WHAT THE TASK ASKS: Identify every line in the records below that contains the word "ctypes", and copy each of those lines.
[EXERCISE MATERIAL — start]
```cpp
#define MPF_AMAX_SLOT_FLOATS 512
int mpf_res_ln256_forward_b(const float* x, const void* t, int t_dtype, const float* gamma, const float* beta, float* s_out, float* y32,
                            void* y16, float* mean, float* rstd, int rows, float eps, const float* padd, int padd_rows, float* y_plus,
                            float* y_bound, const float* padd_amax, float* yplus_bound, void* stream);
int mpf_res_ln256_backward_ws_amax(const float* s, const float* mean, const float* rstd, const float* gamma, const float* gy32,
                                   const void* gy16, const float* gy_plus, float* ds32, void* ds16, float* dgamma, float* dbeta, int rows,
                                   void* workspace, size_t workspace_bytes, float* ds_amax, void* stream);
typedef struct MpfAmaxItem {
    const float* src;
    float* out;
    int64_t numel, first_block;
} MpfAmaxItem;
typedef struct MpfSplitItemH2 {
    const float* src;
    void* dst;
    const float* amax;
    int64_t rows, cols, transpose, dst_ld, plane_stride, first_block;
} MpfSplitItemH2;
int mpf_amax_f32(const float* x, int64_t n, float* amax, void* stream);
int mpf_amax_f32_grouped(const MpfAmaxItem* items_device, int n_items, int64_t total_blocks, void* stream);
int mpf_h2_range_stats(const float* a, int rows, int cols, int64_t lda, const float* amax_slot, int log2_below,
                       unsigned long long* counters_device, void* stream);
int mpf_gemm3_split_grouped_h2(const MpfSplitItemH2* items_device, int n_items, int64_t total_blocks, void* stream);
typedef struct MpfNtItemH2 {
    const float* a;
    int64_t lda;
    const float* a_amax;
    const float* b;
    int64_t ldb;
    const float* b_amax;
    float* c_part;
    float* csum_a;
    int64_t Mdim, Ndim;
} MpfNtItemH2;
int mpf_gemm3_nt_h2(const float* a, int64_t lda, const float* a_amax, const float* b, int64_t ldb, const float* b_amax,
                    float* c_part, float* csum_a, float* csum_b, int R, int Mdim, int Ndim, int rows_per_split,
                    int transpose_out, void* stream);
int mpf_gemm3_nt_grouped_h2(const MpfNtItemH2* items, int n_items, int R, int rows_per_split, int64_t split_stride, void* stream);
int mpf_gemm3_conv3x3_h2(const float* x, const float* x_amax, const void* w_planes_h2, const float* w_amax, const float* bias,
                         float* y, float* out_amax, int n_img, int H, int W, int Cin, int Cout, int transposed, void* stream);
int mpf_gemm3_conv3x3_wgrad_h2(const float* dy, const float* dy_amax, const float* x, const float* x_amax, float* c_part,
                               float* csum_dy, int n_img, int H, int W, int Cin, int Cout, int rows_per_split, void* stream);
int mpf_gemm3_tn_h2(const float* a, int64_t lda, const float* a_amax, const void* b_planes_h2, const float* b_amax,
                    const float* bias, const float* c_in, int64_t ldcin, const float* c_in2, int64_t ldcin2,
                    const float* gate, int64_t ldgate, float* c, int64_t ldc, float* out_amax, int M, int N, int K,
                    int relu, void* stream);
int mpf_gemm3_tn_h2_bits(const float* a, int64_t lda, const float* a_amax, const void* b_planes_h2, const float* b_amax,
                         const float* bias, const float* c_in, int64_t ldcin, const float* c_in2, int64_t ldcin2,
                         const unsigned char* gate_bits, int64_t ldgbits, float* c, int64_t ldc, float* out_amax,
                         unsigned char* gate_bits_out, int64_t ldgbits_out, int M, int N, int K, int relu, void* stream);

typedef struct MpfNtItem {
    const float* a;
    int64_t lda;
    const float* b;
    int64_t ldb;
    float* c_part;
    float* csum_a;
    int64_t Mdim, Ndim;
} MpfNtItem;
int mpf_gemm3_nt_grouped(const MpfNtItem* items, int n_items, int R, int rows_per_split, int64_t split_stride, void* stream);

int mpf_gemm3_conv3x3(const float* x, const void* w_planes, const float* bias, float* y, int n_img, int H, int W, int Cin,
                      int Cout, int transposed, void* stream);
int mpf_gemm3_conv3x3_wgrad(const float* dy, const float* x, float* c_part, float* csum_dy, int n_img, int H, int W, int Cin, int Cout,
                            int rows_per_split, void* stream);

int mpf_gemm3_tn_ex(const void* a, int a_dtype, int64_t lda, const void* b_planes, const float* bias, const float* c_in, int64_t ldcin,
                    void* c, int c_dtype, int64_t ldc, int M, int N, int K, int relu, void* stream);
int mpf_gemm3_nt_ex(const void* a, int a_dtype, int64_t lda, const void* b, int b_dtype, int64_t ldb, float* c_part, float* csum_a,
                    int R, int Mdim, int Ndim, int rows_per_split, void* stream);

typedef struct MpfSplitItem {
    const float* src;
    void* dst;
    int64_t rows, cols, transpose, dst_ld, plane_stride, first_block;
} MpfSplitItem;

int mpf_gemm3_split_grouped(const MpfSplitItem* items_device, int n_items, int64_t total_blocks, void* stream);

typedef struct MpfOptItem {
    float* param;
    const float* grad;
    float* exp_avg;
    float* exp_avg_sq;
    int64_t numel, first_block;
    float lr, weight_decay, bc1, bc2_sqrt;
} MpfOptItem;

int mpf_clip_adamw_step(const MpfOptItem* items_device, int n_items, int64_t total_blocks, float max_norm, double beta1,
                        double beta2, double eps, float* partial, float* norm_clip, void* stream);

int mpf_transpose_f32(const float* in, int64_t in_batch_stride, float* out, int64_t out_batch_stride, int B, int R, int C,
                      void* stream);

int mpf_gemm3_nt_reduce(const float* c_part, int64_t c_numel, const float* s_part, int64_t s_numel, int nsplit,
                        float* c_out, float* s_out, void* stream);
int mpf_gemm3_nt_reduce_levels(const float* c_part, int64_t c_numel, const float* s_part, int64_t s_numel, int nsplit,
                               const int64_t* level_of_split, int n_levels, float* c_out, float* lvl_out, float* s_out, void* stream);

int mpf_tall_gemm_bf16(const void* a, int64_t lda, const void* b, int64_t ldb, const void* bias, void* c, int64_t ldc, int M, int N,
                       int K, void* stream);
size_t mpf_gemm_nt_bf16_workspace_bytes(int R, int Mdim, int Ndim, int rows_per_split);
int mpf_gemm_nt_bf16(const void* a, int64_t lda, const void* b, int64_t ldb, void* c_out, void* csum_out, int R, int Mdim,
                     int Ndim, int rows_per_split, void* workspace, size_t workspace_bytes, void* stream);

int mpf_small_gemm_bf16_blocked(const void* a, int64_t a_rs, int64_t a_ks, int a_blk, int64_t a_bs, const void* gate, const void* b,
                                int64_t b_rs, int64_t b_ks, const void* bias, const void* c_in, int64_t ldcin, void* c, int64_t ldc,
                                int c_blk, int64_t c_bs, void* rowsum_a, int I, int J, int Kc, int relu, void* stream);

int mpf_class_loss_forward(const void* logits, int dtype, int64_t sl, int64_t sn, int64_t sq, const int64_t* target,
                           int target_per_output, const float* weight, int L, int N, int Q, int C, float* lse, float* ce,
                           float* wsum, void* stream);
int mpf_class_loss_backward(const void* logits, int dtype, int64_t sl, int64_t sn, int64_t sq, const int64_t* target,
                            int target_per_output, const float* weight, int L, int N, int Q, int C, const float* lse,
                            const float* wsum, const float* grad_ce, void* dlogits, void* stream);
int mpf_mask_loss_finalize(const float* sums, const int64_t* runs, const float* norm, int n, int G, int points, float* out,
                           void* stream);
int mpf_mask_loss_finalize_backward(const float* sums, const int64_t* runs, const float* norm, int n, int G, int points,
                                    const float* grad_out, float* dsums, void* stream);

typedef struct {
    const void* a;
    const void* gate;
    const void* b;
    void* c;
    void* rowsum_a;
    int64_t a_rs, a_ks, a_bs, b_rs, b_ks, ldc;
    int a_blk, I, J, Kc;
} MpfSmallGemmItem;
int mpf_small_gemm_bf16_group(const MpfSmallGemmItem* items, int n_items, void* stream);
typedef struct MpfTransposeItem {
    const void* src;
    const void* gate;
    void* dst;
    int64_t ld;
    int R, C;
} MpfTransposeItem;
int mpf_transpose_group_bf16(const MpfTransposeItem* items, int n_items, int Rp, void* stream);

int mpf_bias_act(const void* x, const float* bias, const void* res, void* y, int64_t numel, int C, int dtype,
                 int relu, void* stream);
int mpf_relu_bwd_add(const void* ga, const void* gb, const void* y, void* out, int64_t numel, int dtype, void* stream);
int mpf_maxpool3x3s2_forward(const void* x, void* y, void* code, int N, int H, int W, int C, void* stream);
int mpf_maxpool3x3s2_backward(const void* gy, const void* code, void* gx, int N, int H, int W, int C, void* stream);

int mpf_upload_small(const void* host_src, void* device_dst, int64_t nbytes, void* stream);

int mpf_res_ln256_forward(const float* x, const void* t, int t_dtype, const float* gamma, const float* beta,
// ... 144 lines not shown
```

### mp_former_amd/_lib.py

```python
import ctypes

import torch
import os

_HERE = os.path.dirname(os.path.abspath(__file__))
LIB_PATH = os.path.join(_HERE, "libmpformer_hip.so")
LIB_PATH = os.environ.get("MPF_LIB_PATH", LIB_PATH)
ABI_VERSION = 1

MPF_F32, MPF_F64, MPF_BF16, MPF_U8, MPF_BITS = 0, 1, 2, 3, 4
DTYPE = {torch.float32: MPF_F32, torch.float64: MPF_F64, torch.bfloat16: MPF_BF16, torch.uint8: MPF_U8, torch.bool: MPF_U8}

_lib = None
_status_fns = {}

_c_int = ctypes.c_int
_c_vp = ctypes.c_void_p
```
[EXERCISE MATERIAL — finish]
[EXERCISE MATERIAL — start]
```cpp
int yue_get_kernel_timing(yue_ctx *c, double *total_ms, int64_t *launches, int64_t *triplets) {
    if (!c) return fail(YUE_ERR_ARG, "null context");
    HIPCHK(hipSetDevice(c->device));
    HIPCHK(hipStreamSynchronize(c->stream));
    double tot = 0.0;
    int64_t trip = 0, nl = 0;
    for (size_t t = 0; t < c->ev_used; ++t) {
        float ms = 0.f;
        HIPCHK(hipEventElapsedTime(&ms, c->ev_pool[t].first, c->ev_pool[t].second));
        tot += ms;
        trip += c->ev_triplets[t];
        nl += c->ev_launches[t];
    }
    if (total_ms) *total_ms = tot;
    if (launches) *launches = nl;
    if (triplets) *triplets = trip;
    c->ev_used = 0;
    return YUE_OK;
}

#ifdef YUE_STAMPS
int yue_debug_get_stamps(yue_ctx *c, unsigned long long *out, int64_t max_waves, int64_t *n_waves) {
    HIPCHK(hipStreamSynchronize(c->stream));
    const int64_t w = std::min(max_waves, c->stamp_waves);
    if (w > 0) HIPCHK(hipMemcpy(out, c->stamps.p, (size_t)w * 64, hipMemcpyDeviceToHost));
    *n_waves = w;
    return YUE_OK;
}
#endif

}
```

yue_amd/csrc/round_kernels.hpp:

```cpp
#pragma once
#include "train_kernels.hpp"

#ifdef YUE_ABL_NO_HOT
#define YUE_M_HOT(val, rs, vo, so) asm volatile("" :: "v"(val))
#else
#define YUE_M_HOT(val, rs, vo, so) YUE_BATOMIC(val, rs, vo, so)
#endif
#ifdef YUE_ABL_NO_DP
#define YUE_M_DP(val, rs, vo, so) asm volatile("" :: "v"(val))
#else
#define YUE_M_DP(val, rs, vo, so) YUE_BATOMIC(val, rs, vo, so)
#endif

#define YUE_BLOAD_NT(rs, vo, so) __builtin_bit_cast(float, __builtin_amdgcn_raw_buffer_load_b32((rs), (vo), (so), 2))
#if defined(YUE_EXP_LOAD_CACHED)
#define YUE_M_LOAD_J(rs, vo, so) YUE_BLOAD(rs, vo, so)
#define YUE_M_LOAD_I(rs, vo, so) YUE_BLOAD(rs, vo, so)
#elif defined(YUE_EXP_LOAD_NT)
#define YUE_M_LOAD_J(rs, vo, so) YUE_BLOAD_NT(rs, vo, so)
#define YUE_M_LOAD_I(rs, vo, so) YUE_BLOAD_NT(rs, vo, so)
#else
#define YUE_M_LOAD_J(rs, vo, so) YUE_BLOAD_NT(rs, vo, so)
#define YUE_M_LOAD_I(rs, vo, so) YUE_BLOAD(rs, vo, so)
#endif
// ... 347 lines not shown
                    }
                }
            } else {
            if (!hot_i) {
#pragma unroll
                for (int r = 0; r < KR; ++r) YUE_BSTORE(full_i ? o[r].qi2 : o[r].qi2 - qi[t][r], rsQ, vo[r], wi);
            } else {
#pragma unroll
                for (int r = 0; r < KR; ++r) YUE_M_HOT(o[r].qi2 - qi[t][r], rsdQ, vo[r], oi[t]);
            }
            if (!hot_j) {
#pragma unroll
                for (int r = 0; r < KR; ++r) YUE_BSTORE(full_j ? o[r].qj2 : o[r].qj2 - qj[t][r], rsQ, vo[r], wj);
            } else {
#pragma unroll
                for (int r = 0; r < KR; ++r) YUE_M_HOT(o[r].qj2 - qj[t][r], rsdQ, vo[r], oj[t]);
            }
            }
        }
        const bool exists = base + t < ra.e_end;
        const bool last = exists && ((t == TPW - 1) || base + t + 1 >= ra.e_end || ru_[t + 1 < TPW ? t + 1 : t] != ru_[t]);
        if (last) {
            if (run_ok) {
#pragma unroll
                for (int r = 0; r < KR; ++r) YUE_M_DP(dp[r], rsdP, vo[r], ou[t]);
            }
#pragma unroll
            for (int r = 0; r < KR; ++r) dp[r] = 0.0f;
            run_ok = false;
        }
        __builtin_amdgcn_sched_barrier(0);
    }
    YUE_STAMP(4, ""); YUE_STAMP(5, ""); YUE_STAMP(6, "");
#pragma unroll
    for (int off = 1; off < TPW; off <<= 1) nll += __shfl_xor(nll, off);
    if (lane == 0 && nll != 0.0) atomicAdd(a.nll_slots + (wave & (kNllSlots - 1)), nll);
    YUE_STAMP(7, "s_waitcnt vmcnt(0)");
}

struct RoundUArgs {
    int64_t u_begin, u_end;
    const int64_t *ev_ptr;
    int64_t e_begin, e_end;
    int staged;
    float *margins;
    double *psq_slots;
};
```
[EXERCISE MATERIAL — finish]
[EXERCISE MATERIAL — start]
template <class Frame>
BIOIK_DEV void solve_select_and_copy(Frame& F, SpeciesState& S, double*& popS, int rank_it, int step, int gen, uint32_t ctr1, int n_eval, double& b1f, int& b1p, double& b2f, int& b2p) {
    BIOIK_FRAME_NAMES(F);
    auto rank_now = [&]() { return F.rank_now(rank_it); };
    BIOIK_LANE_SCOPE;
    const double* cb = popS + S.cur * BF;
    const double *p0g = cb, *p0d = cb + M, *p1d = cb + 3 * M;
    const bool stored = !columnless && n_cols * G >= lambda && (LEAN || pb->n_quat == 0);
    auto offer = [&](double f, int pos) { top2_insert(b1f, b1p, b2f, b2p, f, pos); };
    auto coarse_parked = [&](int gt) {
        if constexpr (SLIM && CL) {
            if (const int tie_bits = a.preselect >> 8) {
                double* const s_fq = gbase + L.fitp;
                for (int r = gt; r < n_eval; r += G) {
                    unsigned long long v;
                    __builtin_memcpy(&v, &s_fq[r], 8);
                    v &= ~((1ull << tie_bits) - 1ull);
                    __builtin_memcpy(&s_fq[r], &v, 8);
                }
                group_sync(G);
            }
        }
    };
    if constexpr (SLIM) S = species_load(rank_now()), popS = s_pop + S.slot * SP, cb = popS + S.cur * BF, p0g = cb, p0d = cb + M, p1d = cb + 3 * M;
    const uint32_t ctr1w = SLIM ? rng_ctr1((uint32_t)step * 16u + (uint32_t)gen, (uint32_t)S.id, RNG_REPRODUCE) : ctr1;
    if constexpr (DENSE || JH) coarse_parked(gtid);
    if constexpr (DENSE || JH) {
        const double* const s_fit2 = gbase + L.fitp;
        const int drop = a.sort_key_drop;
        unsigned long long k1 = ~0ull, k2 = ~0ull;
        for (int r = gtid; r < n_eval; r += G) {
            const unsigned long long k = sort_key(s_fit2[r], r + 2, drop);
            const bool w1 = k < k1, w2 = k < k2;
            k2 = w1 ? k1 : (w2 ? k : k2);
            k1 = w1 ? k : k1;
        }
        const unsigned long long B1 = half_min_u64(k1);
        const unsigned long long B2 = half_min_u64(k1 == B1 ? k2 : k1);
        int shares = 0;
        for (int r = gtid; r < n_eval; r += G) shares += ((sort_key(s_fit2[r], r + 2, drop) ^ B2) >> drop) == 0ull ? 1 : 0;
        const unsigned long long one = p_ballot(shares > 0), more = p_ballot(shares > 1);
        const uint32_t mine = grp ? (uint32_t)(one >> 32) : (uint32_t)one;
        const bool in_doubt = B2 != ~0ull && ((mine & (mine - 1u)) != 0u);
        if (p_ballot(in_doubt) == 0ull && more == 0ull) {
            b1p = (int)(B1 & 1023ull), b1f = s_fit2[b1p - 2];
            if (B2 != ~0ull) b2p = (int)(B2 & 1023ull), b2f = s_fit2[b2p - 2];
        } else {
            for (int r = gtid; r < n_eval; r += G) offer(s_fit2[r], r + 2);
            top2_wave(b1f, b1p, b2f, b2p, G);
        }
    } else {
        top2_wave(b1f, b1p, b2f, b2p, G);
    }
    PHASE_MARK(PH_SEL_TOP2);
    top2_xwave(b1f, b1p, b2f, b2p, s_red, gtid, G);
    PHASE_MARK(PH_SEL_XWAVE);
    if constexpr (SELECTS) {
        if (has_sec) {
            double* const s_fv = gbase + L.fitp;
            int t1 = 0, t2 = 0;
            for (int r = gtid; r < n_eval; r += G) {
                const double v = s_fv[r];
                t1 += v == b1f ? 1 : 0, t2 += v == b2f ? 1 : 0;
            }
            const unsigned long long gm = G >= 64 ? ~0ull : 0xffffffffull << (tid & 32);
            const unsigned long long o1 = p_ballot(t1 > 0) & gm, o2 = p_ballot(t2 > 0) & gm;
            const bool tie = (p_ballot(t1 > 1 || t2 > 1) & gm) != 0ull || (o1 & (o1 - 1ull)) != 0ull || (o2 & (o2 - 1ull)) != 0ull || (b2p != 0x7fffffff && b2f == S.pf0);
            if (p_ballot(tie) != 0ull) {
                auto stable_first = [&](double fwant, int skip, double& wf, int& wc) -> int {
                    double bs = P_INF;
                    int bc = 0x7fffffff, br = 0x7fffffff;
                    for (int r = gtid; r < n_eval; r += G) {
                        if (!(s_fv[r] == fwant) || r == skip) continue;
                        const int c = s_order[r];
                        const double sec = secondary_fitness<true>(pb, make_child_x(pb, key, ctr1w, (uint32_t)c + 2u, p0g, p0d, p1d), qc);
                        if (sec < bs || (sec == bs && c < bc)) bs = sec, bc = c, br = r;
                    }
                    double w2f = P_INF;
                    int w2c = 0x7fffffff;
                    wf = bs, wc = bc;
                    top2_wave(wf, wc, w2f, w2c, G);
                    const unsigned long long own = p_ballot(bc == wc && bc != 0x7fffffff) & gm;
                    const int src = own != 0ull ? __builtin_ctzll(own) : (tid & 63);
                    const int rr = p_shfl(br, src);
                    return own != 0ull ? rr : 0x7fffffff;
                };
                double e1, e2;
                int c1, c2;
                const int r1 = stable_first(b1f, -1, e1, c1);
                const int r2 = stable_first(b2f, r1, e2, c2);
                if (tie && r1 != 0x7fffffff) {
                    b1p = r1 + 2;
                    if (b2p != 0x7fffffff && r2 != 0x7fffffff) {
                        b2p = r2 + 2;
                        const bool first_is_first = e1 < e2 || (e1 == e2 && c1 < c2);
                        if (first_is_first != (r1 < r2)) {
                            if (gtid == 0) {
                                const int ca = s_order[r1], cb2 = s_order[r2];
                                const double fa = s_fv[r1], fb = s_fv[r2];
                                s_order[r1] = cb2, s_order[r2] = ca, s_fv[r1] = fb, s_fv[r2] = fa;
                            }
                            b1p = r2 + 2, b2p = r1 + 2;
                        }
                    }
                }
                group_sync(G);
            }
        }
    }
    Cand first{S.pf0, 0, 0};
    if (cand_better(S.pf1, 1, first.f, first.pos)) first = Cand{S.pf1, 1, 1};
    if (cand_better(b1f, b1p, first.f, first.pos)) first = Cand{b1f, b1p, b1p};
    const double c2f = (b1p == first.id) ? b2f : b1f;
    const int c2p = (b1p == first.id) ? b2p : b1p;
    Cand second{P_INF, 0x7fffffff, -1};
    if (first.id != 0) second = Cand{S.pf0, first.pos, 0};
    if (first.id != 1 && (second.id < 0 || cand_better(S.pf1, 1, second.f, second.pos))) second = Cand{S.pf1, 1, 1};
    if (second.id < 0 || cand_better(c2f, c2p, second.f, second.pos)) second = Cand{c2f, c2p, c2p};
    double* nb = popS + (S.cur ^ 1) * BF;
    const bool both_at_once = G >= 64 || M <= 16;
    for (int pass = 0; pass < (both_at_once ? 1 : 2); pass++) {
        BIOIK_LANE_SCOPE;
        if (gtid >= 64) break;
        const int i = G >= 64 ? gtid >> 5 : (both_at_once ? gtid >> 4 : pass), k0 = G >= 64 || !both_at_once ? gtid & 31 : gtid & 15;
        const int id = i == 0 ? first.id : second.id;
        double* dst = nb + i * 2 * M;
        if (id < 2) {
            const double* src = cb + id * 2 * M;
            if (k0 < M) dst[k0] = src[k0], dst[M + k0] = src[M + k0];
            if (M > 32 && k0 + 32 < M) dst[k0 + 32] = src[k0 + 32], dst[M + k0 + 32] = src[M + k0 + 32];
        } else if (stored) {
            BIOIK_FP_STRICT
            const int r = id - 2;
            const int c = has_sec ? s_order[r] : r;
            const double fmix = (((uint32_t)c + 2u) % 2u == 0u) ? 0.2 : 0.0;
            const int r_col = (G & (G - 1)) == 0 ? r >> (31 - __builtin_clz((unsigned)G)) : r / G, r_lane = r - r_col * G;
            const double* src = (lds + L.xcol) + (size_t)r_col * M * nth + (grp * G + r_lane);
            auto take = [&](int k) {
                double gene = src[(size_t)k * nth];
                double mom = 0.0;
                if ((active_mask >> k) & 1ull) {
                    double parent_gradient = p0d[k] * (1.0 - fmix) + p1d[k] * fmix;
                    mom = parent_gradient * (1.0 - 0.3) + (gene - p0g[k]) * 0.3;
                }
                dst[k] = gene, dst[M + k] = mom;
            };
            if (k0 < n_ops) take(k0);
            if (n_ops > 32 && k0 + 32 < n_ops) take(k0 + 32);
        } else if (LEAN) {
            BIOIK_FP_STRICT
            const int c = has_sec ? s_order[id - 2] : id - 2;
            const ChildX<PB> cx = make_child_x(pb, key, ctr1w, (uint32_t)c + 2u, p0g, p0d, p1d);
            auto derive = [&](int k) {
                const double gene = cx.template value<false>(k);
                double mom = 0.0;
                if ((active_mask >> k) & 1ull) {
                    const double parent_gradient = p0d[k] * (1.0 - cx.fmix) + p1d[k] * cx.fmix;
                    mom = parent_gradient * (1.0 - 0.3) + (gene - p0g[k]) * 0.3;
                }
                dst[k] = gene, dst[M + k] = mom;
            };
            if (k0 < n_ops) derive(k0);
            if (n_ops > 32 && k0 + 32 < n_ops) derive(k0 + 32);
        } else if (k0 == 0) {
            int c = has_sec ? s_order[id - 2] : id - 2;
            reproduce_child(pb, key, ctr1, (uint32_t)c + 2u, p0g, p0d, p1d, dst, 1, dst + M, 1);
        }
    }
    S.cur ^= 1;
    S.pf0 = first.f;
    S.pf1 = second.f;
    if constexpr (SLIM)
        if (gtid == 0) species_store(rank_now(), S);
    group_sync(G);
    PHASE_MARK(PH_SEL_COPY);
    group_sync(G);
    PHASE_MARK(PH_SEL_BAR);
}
[EXERCISE MATERIAL — finish]
RESULT OF THIS TASK:
import ctypes
_c_int = ctypes.c_int
_c_vp = ctypes.c_void_p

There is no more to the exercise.